TorchScript is an intermediate representation of a PyTorch model that can be run in a high-performance environment like C++. It's essentially a way to serialize your PyTorch models so they can be used outside of Python.
There are two ways to convert a PyTorch model to TorchScript:
- Tracing: Runs example inputs through your model and records the operations
- Scripting: Directly analyzes your Python code and converts it to TorchScript
Converting Models with Tracing
Tracing works by recording operations as you execute your model with example inputs.
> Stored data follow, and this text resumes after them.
@@ -221,6 +227,7 @@
   p.Ho = ho; p.Wo = wo; p.Hi = a->H; p.Wi = a->W;
   p.Ws = a->Ws;
   p.Wh = a->Wh; p.a_amax = a->x_amax; p.c_amax = a->y_amax;
+  p.c_stream = policy;
   {
     const int rc = validate(&p);
     if (rc) return rc;
@@ -232,7 +239,15 @@
     return launch_grouped_split(&p, 1, static_cast<hipStream_t>(stream), &cin, &rate);
   if (fp32_mfma_ref().dma)
     return fp32_mfma_ref().dma(&p, 1, static_cast<hipStream_t>(stream), &cin, &rate);
-  return no_fp32_mfma("epos_conv3x3_f32");
+  return no_fp32_mfma(fn);
+}
+
+extern "C" int epos_conv3x3_f32(const EposConv3x3Args* a, void* stream) {
+  return conv3x3(__func__, a, EPOS_STORE_PLAIN, stream);
+}
+
+extern "C" int epos_conv3x3_policy_f32(const EposConv3x3Args* a, int policy, void* stream) {
+  return conv3x3(__func__, a, policy, stream);
 }
 
 extern "C" int epos_separable_conv_f32(const EposSepConvArgs* a, void* stream) {
diff --git a/epos_amd/csrc/pointwise_gemm_h2.hip b/epos_amd/csrc/pointwise_gemm_h2.hip
--- a/epos_amd/csrc/pointwise_gemm_h2.hip
+++ b/epos_amd/csrc/pointwise_gemm_h2.hip
@@ -157,21 +157,20 @@
   float* crow = p.C + (static_cast<int64_t>(m0w + r0) * p.ldc + n);
   const int64_t cstep = static_cast<int64_t>(RPI) * p.ldc;
   const bool nok = n < N;
-  const bool nt = p.c_stream != 0;
-#pragma unroll
-  for (int i = 0; i < NI; ++i) {
-    const int m = m0w + r0 + i * RPI;
-    if (m < M && nok) {
-      if (nt) {
-        const h2_f32x4 nv = {v[i].x, v[i].y, v[i].z, v[i].w};
-        __builtin_nontemporal_store(nv, reinterpret_cast<h2_f32x4*>(crow));
+  const bool nt = p.c_stream == EPOS_STORE_STREAM;
+  st16_runs(p.c_stream, [&](auto wt) {
+#pragma unroll
+    for (int i = 0; i < NI; ++i) {
+      const int m = m0w + r0 + i * RPI;
+      if (m < M && nok) {
+        if constexpr (decltype(wt)::value) st16_wt(crow, v[i]);
+        else st16_cached(crow, v[i], nt);
+        amax = fmaxf(fmaxf(amax, fmaxf(fabsf(v[i].x), fabsf(v[i].y))),
+                     fmaxf(fabsf(v[i].z), fabsf(v[i].w)));
       }
-      else *reinterpret_cast<float4*>(crow) = v[i];
-      amax = fmaxf(fmaxf(amax, fmaxf(fabsf(v[i].x), fabsf(v[i].y))),
-                   fmaxf(fabsf(v[i].z), fabsf(v[i].w)));
-    }
-    crow += cstep;
-  }
+      crow += cstep;
+    }
+  });
 #ifdef EPOS_GEMM_TRACE
   if (g_h2_trace && threadIdx.x == 0) g_h2_trace[8 * static_cast<uint64_t>(blockIdx.x) + 7] = wall_clock64();
 #endif
diff --git a/epos_amd/csrc/runtime.hip b/epos_amd/csrc/runtime.hip
--- a/epos_amd/csrc/runtime.hip
+++ b/epos_amd/csrc/runtime.hip
@@ -1,3 +1,4 @@
+#include <stddef.h>
 #include <stdarg.h>
 #include <string.h>
 
@@ -39,6 +40,13 @@
 
 extern "C" int epos_abi_version(void) { return EPOS_ABI_VERSION; }
 
+extern "C" void epos_store_policy_layout(int64_t* out4) {
+  out4[0] = sizeof(EposPointwiseArgs);
+  out4[1] = offsetof(EposPointwiseArgs, c_stream);
+  out4[2] = sizeof(EposDepthwiseArgs);
+  out4[3] = offsetof(EposDepthwiseArgs, y_store);
+}
+
 extern "C" const char* epos_last_error(void) { return epos::g_error; }
 
 extern "C" int epos_device_count(void) {
diff --git a/epos_amd/csrc/softmax.hip b/epos_amd/csrc/softmax.hip
--- a/epos_amd/csrc/softmax.hip
+++ b/epos_amd/csrc/softmax.hip
@@ -65,7 +65,7 @@
 };
 
 template <int VEC, int NV, typename Rows>
-__global__ __launch_bounds__(256) void softmax_kernel(float* X, Rows rows, int G) {
+__global__ __launch_bounds__(256) void softmax_kernel(float* X, Rows rows, int G, int policy) {
   constexpr int ROWS_PER_WAVE = VEC ? 64 / VEC : 1;
   const int lane = threadIdx.x & 63;
   typedef typename Rows::Index Index;
@@ -76,25 +76,25 @@
   if constexpr (VEC != 0) {
     float* x = rows.at(X, on ? r : 0, 4 * VEC) + (lane & (VEC - 1)) * 4;
     const float4 y = softmax_vec4<VEC>(ld4<Rows::STREAM>(x));
-    if (on) st4<Rows::STREAM>(x, y);
+    if (on) st16_policy(x, y, policy);
   } else {
     softmax_strided<NV>(rows.at(X, r, G), G, lane);
   }
 }
 
 template <int VEC, int NV, typename Rows>
-int launch_form(float* X, const Rows& rows, unsigned grid_y, int G, void* stream,
+int launch_form(float* X, const Rows& rows, unsigned grid_y, int G, int policy, void* stream,
                 const char* name) {
   const unsigned grid_x = static_cast<unsigned>(ceil_div(rows.n, VEC == 16 ? 16 : 4));
   hipLaunchKernelGGL((softmax_kernel<VEC, NV, Rows>), dim3(grid_x, grid_y), dim3(256), 0,
-                     static_cast<hipStream_t>(stream), X, rows, G);
+                     static_cast<hipStream_t>(stream), X, rows, G, policy);
   return launch_status(name);
 }
 
 template <typename Rows>
-int softmax_launch(float* X, const Rows& rows, unsigned grid_y, int G, void* stream) {
+int softmax_launch(float* X, const Rows& rows, unsigned grid_y, int G, int policy, void* stream) {
 #define EPOS_SM_LAUNCH(VEC, NV)                                                          \
-  launch_form<VEC, NV>(X, rows, grid_y, G, stream,                                       \
+  launch_form<VEC, NV>(X, rows, grid_y, G, policy, stream,                                    \
                        std::is_same<Rows, DenseRows>::value                              \
                            ? "softmax_kernel<" #VEC ", " #NV ", DenseRows>"              \
                            : "softmax_kernel<" #VEC ", " #NV ", SlotRows>")
@@ -109,18 +109,42 @@
 
 using namespace epos;
 
+static int softmax_groups(const char* fn, float* X, int64_t n_groups, int G, int policy,
+                          void* stream) {
+  EPOS_REQUIRE_FN(fn, X, "null pointer");
+  EPOS_REQUIRE_FN(fn, G >= 1 && G <= 256, "G must be in [1, 256]");
+  EPOS_REQUIRE_FN(fn, policy >= EPOS_STORE_PLAIN && policy <= EPOS_STORE_WT,
+                  "policy must be an EPOS_STORE_* policy");
+  if (n_groups == 0) return EPOS_OK;
+  return softmax_launch(X, DenseRows{n_groups}, 1, G, policy, stream);
+}
+
+static int softmax_slots(const char* fn, float* X, const EposCorrSlot* slots, int S, int P, int O,
+                         int F, int policy, void* stream) {
+  EPOS_REQUIRE_FN(fn, X && slots, "null pointer");
+  EPOS_REQUIRE_FN(fn, F >= 1 && F <= 256, "F must be in [1, 256]");
+  EPOS_REQUIRE_FN(fn, policy >= EPOS_STORE_PLAIN && policy <= EPOS_STORE_WT,
+                  "policy must be an EPOS_STORE_* policy");
+  if (S == 0 || P == 0) return EPOS_OK;
+  return softmax_launch(X, SlotRows{P, slots, O}, S, F, policy, stream);
+}
+
+extern "C" int epos_softmax_groups_policy_f32(float* X, int64_t n_groups, int G, int policy,
+                                              void* stream) {
+  return softmax_groups(__func__, X, n_groups, G, policy, stream);
+}
+
 extern "C" int epos_softmax_groups_f32(float* X, int64_t n_groups, int G,
                                        void* stream) {
-  EPOS_REQUIRE(X, "null pointer");
-  EPOS_REQUIRE(G >= 1 && G <= 256, "G must be in [1, 256]");
-  if (n_groups == 0) return EPOS_OK;
-  return softmax_launch(X, DenseRows{n_groups}, 1, G, stream);
+  return softmax_groups(__func__, X, n_groups, G, EPOS_STORE_STREAM, stream);
+}
+
+extern "C" int epos_softmax_slots_policy_f32(float* X, const EposCorrSlot* slots, int S, int P,
+                                             int O, int F, int policy, void* stream) {
+  return softmax_slots(__func__, X, slots, S, P, O, F, policy, stream);
 }
 
 extern "C" int epos_softmax_slots_f32(float* X, const EposCorrSlot* slots, int S,
                                       int P, int O, int F, void* stream) {
-  EPOS_REQUIRE(X && slots, "null pointer");
-  EPOS_REQUIRE(F >= 1 && F <= 256, "F must be in [1, 256]");
-  if (S == 0 || P == 0) return EPOS_OK;
-  return softmax_launch(X, SlotRows{P, slots, O}, S, F, stream);
+  return softmax_slots(__func__, X, slots, S, P, O, F, EPOS_STORE_PLAIN, stream);
 }
diff --git a/epos_amd/net.py b/epos_amd/net.py
--- a/epos_amd/net.py
+++ b/epos_amd/net.py
@@ -6,6 +6,7 @@
 
 from epos_amd import _call as C
 from epos_amd import _lib
+from epos_amd import store_policy
 from epos_amd import weights as W
 from epos_amd._call import ptr as _ptr
 from epos_amd.net_modes import Bf16Mode, Fp32Mode
@@ -177,6 +178,9 @@
     bias0 = float(np.abs(np.asarray(bias, np.float64)).max())
     return self._dev(w9c), self._dev(bias), gain, bias0
 
+  def _store_policy(self, family, default):
+    return getattr(self.mode, 'store_policy', {}).get(family, default)
+
   def _fn(self, name):
     return None if self.lib is None else getattr(self.lib, name)
 
@@ -493,9 +497,12 @@
       self._conv1x1('logits/' + name, None, x, 0, 256, m_dec, 256, buf, 0, ch, relu=False,
                     group=grp, track_out=False)
       self.logits[name] = buf
-    if os.environ.get('EPOS_HEAD_NT_STORES', '1') == '1':
-      for g in grp:
-        g[1].c_stream = 1
+    heads_policy = self._store_policy('heads', _lib.STORE_STREAM)
+    if os.environ.get('EPOS_HEAD_NT_STORES', '1') != '1' and \
+        'heads' not in store_policy.named(os.environ.get(store_policy.ENV)):
+      heads_policy = _lib.STORE_PLAIN
+    for g in grp:
+      g[1].c_stream = heads_policy
     oname, oargs, oflops = [g for g in grp if g[0].endswith(W.PRED_OBJ_CONF)][0][:3]
     self.heads_group = None
     mode.flush(grp, heads=os.environ.get('EPOS_HEADS_KERNEL', '1') == '1')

This is the simplest way to convert a model, but has limitations with control flow.
Let's create a simple model and trace it:
import torch
import torch.nn as nn
# Define a simple model
class SimpleModel(nn.Module):
def __init__(self):
super(SimpleModel, self).__init__()
self.fc1 = nn.Linear(100, 50)
self.relu = nn.ReLU()
self.fc2 = nn.Linear(50, 10)
def forward(self, x):
x = self.fc1(x)
x = self.relu(x)
x = self.fc2(x)
return x
# Create an instance of the model
model = SimpleModel()
# Create example input
example_input = torch.rand(1, 100)
# Trace the model
traced_model = torch.jit.trace(model, example_input)
print(traced_model)
Output:
TracedModule[SimpleModel](
(fc1): TracedModule[Linear](...)
(relu): TracedModule[ReLU](...)
(fc2): TracedModule[Linear](...)
)
The traced model can now be saved and loaded without Python dependencies:
# Save the traced model
traced_model.save("traced_model.pt")
# Load the traced model
loaded_model = torch.jit.load("traced_model.pt")
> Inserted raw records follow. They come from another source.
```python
def _precompile() -> None:
    from tests import (chunk_order_pipelines, fused_pipelines, pipelines,
                       regex_pipelines, vocab_pipelines)
    pipelines._COLLECTOR = jobs = []
    try:
        pipelines.precompile_all(verbose=False)
        pipelines.precompile_extra(verbose=False)
        regex_pipelines.precompile(verbose=False)
        chunk_order_pipelines.precompile(verbose=False)
        vocab_pipelines.precompile(verbose=False)
        fused_pipelines.precompile(verbose=False)
    finally:
        pipelines._COLLECTOR = None
    n = pipelines.compile_collected(jobs)
    print("precompiled %d stage kernels into tuplex_amd/.kernel_cache" % n)


def smoke() -> None:
    import tuplex_amd
    from oracle import pyoracle
    from tests.pipelines import PIPELINES, apply_ops

    name, data, columns, ops = PIPELINES[0]
    ctx = tuplex_amd.Context()
    ds = apply_ops(ctx.parallelize(data, columns=columns), ops)
    got = ds.collect()
    assert ds._last_outcome.mode == "gpu", (
        "smoke must run the GPU path, got %r (%s)"
        % (ds._last_outcome.mode, ds._last_outcome.fallback_reason))
    ref = pyoracle.run_pipeline(data, ops, columns=columns)
    assert got == ref["output"], (got, ref["output"])
    assert ds.exception_counts == ref["exception_counts"]
    print("smoke ok:", got)


if __name__ == "__main__":
    if len(sys.argv) > 1 and sys.argv[1] == "smoke":
        smoke()
    elif len(sys.argv) > 1 and sys.argv[1] == "precompile":
        _precompile()
    else:
        build()
```

tuplex_amd/codegen.py:

```python
import os
from typing import List, Optional, Tuple

from . import ttypes as T


class CodegenError(Exception):
    """Stage outside the GPU vocabulary -> caller falls back to interpreter mode
    (the reference's fallback for non-compilable stages)."""


_RT_HEADER_CACHE = None


def runtime_header() -> str:
    global _RT_HEADER_CACHE
    if _RT_HEADER_CACHE is None:
        path = os.path.join(os.path.dirname(os.path.abspath(__file__)),
                            "csrc", "tpx_rt.hip.h")
        _RT_HEADER_CACHE = open(path).read()
    return _RT_HEADER_CACHE


_RE_HEADER_CACHE = None


def regex_header() -> str:
    global _RE_HEADER_CACHE
    if _RE_HEADER_CACHE is None:
        path = os.path.join(os.path.dirname(os.path.abspath(__file__)),
                            "csrc", "tpx_re.hip.h")
        _RE_HEADER_CACHE = open(path).read()
    return _RE_HEADER_CACHE


_FMT_HEADER_CACHE = None


def fmt_header() -> str:
    global _FMT_HEADER_CACHE
    if _FMT_HEADER_CACHE is None:
        path = os.path.join(os.path.dirname(os.path.abspath(__file__)),
                            "csrc", "tpx_fmt.hip.h")
        _FMT_HEADER_CACHE = open(path).read()
    return _FMT_HEADER_CACHE


def _ctype(t):
    base = T.deopt(t)
    if base in (T.I64,):
        return "long long"
    if base == T.F64:
        return "double"
    if base == T.BOOL:
        return "bool"
    if base == T.STR:
        return "tstr"
    raise CodegenError("unsupported column type %r" % (t,))
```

# Use the loaded model for inference
test_input = torch.rand(1, 100)
output = loaded_model(test_input)
print(output.shape) # Should print torch.Size([1, 10])
Limitations of Tracing
Tracing has some limitations you should be aware of:
-
Control flow is not captured: If your model has if-statements or loops that depend on the input data, tracing will only record operations for the example input provided.
-
Dynamic operations: Operations whose behavior changes across runs won't be captured correctly.
Let's see an example where tracing might fail:
class ModelWithControlFlow(nn.Module):
def __init__(self):
super(ModelWithControlFlow, self).__init__()
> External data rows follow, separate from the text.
int halo_mode(const rs_conv_desc* d, bool phase4, int csplit, int epi, int* bn_out, int* bm_out = nullptr) {
  const Tuning tu = tuning();
  if (!tu.halo || (tu.tile != -1 && tu.tile != THALO)) return HALO_NONE;
  bool big = tu.tile == THALO ? tu.rowb == 64 : tu.halo512 != 0;
  const bool c64 = (d->C1 % 64) == 0 && (d->C2 % 64) == 0;
  if ((d->C1 % 32) != 0 || (d->C2 % 32) != 0) return HALO_NONE;
  int bn;
  if (d->Cout % 128 == 0) bn = 128;
  else if (d->Cout > 128 && (long)rs_cdiv(d->Cout, 128) * 128 * 4 <= (long)d->Cout * 5) bn = 128;
  else if (d->Cout % 64 == 0) bn = 64;
  else return HALO_NONE;
  if (csplit > 0 && (csplit % bn) != 0) return HALO_NONE;
  int mode, gh, gw;
  if (phase4) {
    mode = HALO_PHASE, gh = d->Hs, gw = d->Ws;
  } else if (d->ups == 0 && d->kh == 3 && d->kw == 3 && d->stride == 1 && d->pad == 1 && d->Ho == d->Hs && d->Wo == d->Ws) {
    mode = HALO_33, gh = d->Ho, gw = d->Wo;
  } else if (d->ups == 0 && d->kh == 4 && d->kw == 4 && d->stride == 2 && d->pad == 1 && d->Hs == 2 * d->Ho && d->Ws == 2 * d->Wo && d->C2 == 0) {
    mode = HALO_DG4, gh = d->Ho, gw = d->Wo;
  } else {
    return HALO_NONE;
  }
  if (mode != HALO_33 && epi != EPI_EVAL) return HALO_NONE;
  if (tu.tile != THALO && tu.halo512 < 0) big = (long)d->N * (gh / 16) * (gw / 32) >= 256;
  if (big && (bn != 128 || (gh % 16) != 0)) big = false;
  if (!big && !c64) return HALO_NONE;
  const int ph = big ? 16 : 8;
  if ((gh % ph) != 0 || (gw % 32) != 0) return HALO_NONE;
  const long cmax = d->C1 > d->C2 ? d->C1 : d->C2;
  if ((long)d->Hs * d->Ws * cmax * 2 >= (1L << 31)) return HALO_NONE;
  const long blocks = (long)d->N * (gh / ph) * (gw / 32) * rs_cdiv(d->Cout, bn) * (phase4 ? 4 : 1);
  if (tu.tile != THALO) {
    if (blocks < tu.halo_min) return HALO_NONE;
    if (mode == HALO_33 && bn != 128) return HALO_NONE;
    if (mode == HALO_PHASE && d->Cout % 256 == 0) return HALO_NONE;
    if (mode == HALO_DG4 && d->C1 < 128) return HALO_NONE;
  }
  if (bn_out) *bn_out = bn;
  if (bm_out) *bm_out = ph * 32;
  return mode;
}

bool ew_f32_mode(const rs_conv_desc* d, bool phase4, bool plain) {
  const int ew = rs_knobs().conv1x1_ew;
  return ew != 0 && tuning().tile < 0 && !phase4 && plain && rs_conv1x1_ew_f32_ok(d) && (ew > 0 || d->C1 <= 64);
}

bool np_f32_mode(const rs_conv_desc* d, bool phase4, bool plain, bool has_res) {
  const int np = rs_knobs().conv1x1_np;
  return np != 0 && tuning().tile < 0 && !phase4 && plain && rs_conv1x1_np_f32_ok(d) && (np > 0 || (has_res && d->C1 >= 128 && d->C1 <= 512));
}

template <typename T>
int conv_fwd(const rs_conv_desc* d, const void* src1, const void* src2, const void* weight, const float* scale,
             const float* shift, const void* residual, const void* relu_mask, void* out, rs_stream_t stream,
             float* stats = nullptr, const void* bn_y = nullptr, const float* bn_mean = nullptr,
             const float* bn_invstd = nullptr, bool phase4 = false, void* out2 = nullptr, const void* mask2 = nullptr,
             int csplit = 0, const unsigned char* mask_bits = nullptr, float* ws = nullptr, int splits = 0) {
  if (!valid(d) || !src1 || !weight || !out) return RS_EINVAL;
  if (ws && (sizeof(T) != 4 || stats || relu_mask || out2 || mask_bits || splits < 1 || splits != pick_splitk(d, phase4, true))) return RS_EINVAL;
  if (mask_bits && (relu_mask || !bn_y || (d->Cout & 7))) return RS_EINVAL;
  if (out2 && (csplit <= 0 || csplit >= d->Cout || residual || stats)) return RS_EINVAL;
  if (phase4 && (!phase_ok(d) || stats)) return RS_EINVAL;
  if (d->C2 > 0 && !src2) return RS_EINVAL;
  constexpr long ES = (long)sizeof(T);
  if constexpr (sizeof(T) == 2) {
    const int tm = thin_mode(d, phase4, !scale && !shift && !residual && !stats && !out2);
    if (tm >= 0) {
      const int rc = rs_conv_thin_bf16_launch(tm, src1, weight, relu_mask, out, d->N, d->Hs, d->Ws, d->relu, stream);
      if (rc != RS_EINVAL) return rc;
    }
  }
  ConvArgsT<T> a;
  a.src1 = reinterpret_cast<const T*>(src1);
  a.src2 = reinterpret_cast<const T*>(src2);
  a.wgt = reinterpret_cast<const T*>(weight);
  a.scale = scale;
  a.shift = shift;
  a.res = reinterpret_cast<const T*>(residual);
  a.mask = reinterpret_cast<const T*>(relu_mask);
  a.out = reinterpret_cast<T*>(out);
  a.stats = stats;
  a.bn_y = reinterpret_cast<const T*>(bn_y);
  a.bn_mean = bn_mean;
  a.bn_invstd = bn_invstd;
  a.mask_bits = mask_bits;
  a.out2 = reinterpret_cast<T*>(out2);
  a.mask2 = reinterpret_cast<const T*>(mask2);
  a.csplit = csplit;
  a.N = d->N;
  a.Hs = d->Hs;
  a.Ws = d->Ws;
  a.C1 = d->C1;
  a.C2 = d->C2;
  a.phase4 = phase4 ? 1 : 0;
  a.ups = phase4 ? 0 : d->ups;
  a.Hv = a.ups == 0 ? d->Hs : (a.ups == 1 ? 2 * d->Hs : 2 * d->Hs - 1);
  a.Wv = a.ups == 0 ? d->Ws : (a.ups == 1 ? 2 * d->Ws : 2 * d->Ws - 1);
  a.kh = phase4 ? 2 : d->kh;
  a.kw = phase4 ? 2 : d->kw;
  a.stride = d->stride;
  a.pad = d->pad;
  a.Ho = d->Ho;
// ... 35 lines not shown
    if (ws) {
      a.ntiles = rs_cdiv(d->Cout, 64);
      const long rows = M * (phase4 ? 4 : 1);
      const long grid = (long)rs_cdiv(M, 64) * a.ntiles * (phase4 ? 4 : 1) * splits;
      if (grid >= (1L << 31) || rows * d->Cout / 4 >= (1L << 31) * 256) return RS_EINVAL;
      hipStream_t s = (hipStream_t)stream;
      launch(kc == kc128 ? 128 : 64, phase4, EPI_SPLITK, T64x64, (int)grid, s, a);
      splitk_reduce_f32<<<(unsigned)rs_cdiv(rows * (d->Cout / 4), 256), 256, 0, s>>>(ws, splits, rows, (int)M, d->Cout, scale, shift, a.res, a.out, d->relu,
                                                                                phase4 ? 1 : 0, d->Hs * d->Ws, d->Ws, d->Ho, d->Wo);
      return RS_LAUNCH_RESULT();
    }
    if (ew_f32_mode(d, phase4, epi == EPI_EVAL && !relu_mask && !out2 && !mask_bits)) return rs_conv1x1_ew_f32_launch(a, (hipStream_t)stream);
#ifdef RS_EXP_BUILD
    if (np_f32_mode(d, phase4, epi == EPI_EVAL && !relu_mask && !out2 && !mask_bits, residual != nullptr)) return rs_conv1x1_np_f32_launch(a, (hipStream_t)stream);
#endif
  }
  if constexpr (sizeof(T) == 2) {
    int bn = 0, bm = 256;
    const int hm = halo_mode(d, phase4, out2 ? csplit : 0, epi, &bn, &bm);
    if (hm != HALO_NONE) {
      const int gh = hm == HALO_PHASE ? d->Hs : d->Ho, gw = hm == HALO_PHASE ? d->Ws : d->Wo;
      const int ctot = d->C1 + d->C2;
      a.cpt = ctot / (bm == 512 ? 32 : 64);
      a.nk = a.cpt * (hm == HALO_DG4 ? 4 : 1);
      a.Kw = (hm == HALO_PHASE ? 4 : (hm == HALO_33 ? 9 : 16)) * ctot;
      a.tpx = gw / 32;
      a.tpi = a.tpx * (gh / (bm / 32));
      a.ntiles = rs_cdiv(d->Cout, bn);
      const int grid = d->N * a.tpi * a.ntiles * (phase4 ? 4 : 1);
      hipStream_t hs = (hipStream_t)stream;
      if (bm == 512) bn |= 0x1000;
      if (hm == HALO_33) rs_conv_launch_bf16_halo33(bn, epi, grid, hs, a);
#ifdef RS_HALO_KO_BUILD
      else if (hm == HALO_PHASE && bn == 128 && rs_knobs().halo_ko) rs_conv_launch_bf16_halo_phase_ko(rs_knobs().halo_ko, grid, hs, a);
#endif
      else if (hm == HALO_PHASE) rs_conv_launch_bf16_halo_phase(bn, 0, grid, hs, a);
      else rs_conv_launch_bf16_halo_dg4(bn, 0, grid, hs, a);
      return RS_LAUNCH_RESULT();
    }
  }

  const int tile = pick_tile(d, phase4, (int)ES, stats != nullptr);
#ifdef RS_EXP_BUILD
  if constexpr (sizeof(T) == 2) {
    if (rs_knobs().conv1x1_ew_bf16 > 0 && tuning().tile < 0 && epi == EPI_STATS && !phase4 && kTileBM[tile] == 128 &&
        rs_conv1x1_ew_bf16_stats_ok(d))
      return rs_conv1x1_ew_bf16_stats_launch(a, (hipStream_t)stream);
  }
#endif
  if (out2 && (csplit % kTileBN[tile]) != 0) return RS_EINVAL;
  a.ntiles = rs_cdiv(d->Cout, kTileBN[tile]);
  const int grid = rs_cdiv(M, kTileBM[tile]) * a.ntiles * (phase4 ? 4 : 1);
  hipStream_t s = (hipStream_t)stream;
  launch(kc == kc128 ? 128 : 64, phase4, epi, tile, grid, s, a);
  return RS_LAUNCH_RESULT();
}

}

self.fc = nn.Linear(10, 10)
def forward(self, x):
if x.sum() > 0:
return self.fc(x)
else:
return x
# This model can't be correctly traced because the control flow
# depends on the input data
Converting Models with Scripting
Scripting directly analyzes your Python code and converts it to TorchScript. It can handle control flow better than tracing:
import torch
import torch.nn as nn
# Define a model with control flow
class ModelWithControlFlow(nn.Module):
def __init__(self):
super(ModelWithControlFlow, self).__init__()
self.fc = nn.Linear(10, 10)
def forward(self, x):
if x.sum() > 0:
return self.fc(x)
else:
return x
# Create an instance and script it
model = ModelWithControlFlow()
scripted_model = torch.jit.script(model)
print(scripted_model)
Output:
ScriptModule(
(fc): ScriptModule(...)
)
The scripted model preserves control flow constructs from your Python code:
# Save the scripted model
scripted_model.save("scripted_model.pt")
# Load the scripted model
loaded_model = torch.jit.load("scripted_model.pt")
# Test with different inputs
positive_input = torch.ones(1, 10)
negative_input = -torch.ones(1, 10)
print("Positive input output shape:", loaded_model(positive_input).shape)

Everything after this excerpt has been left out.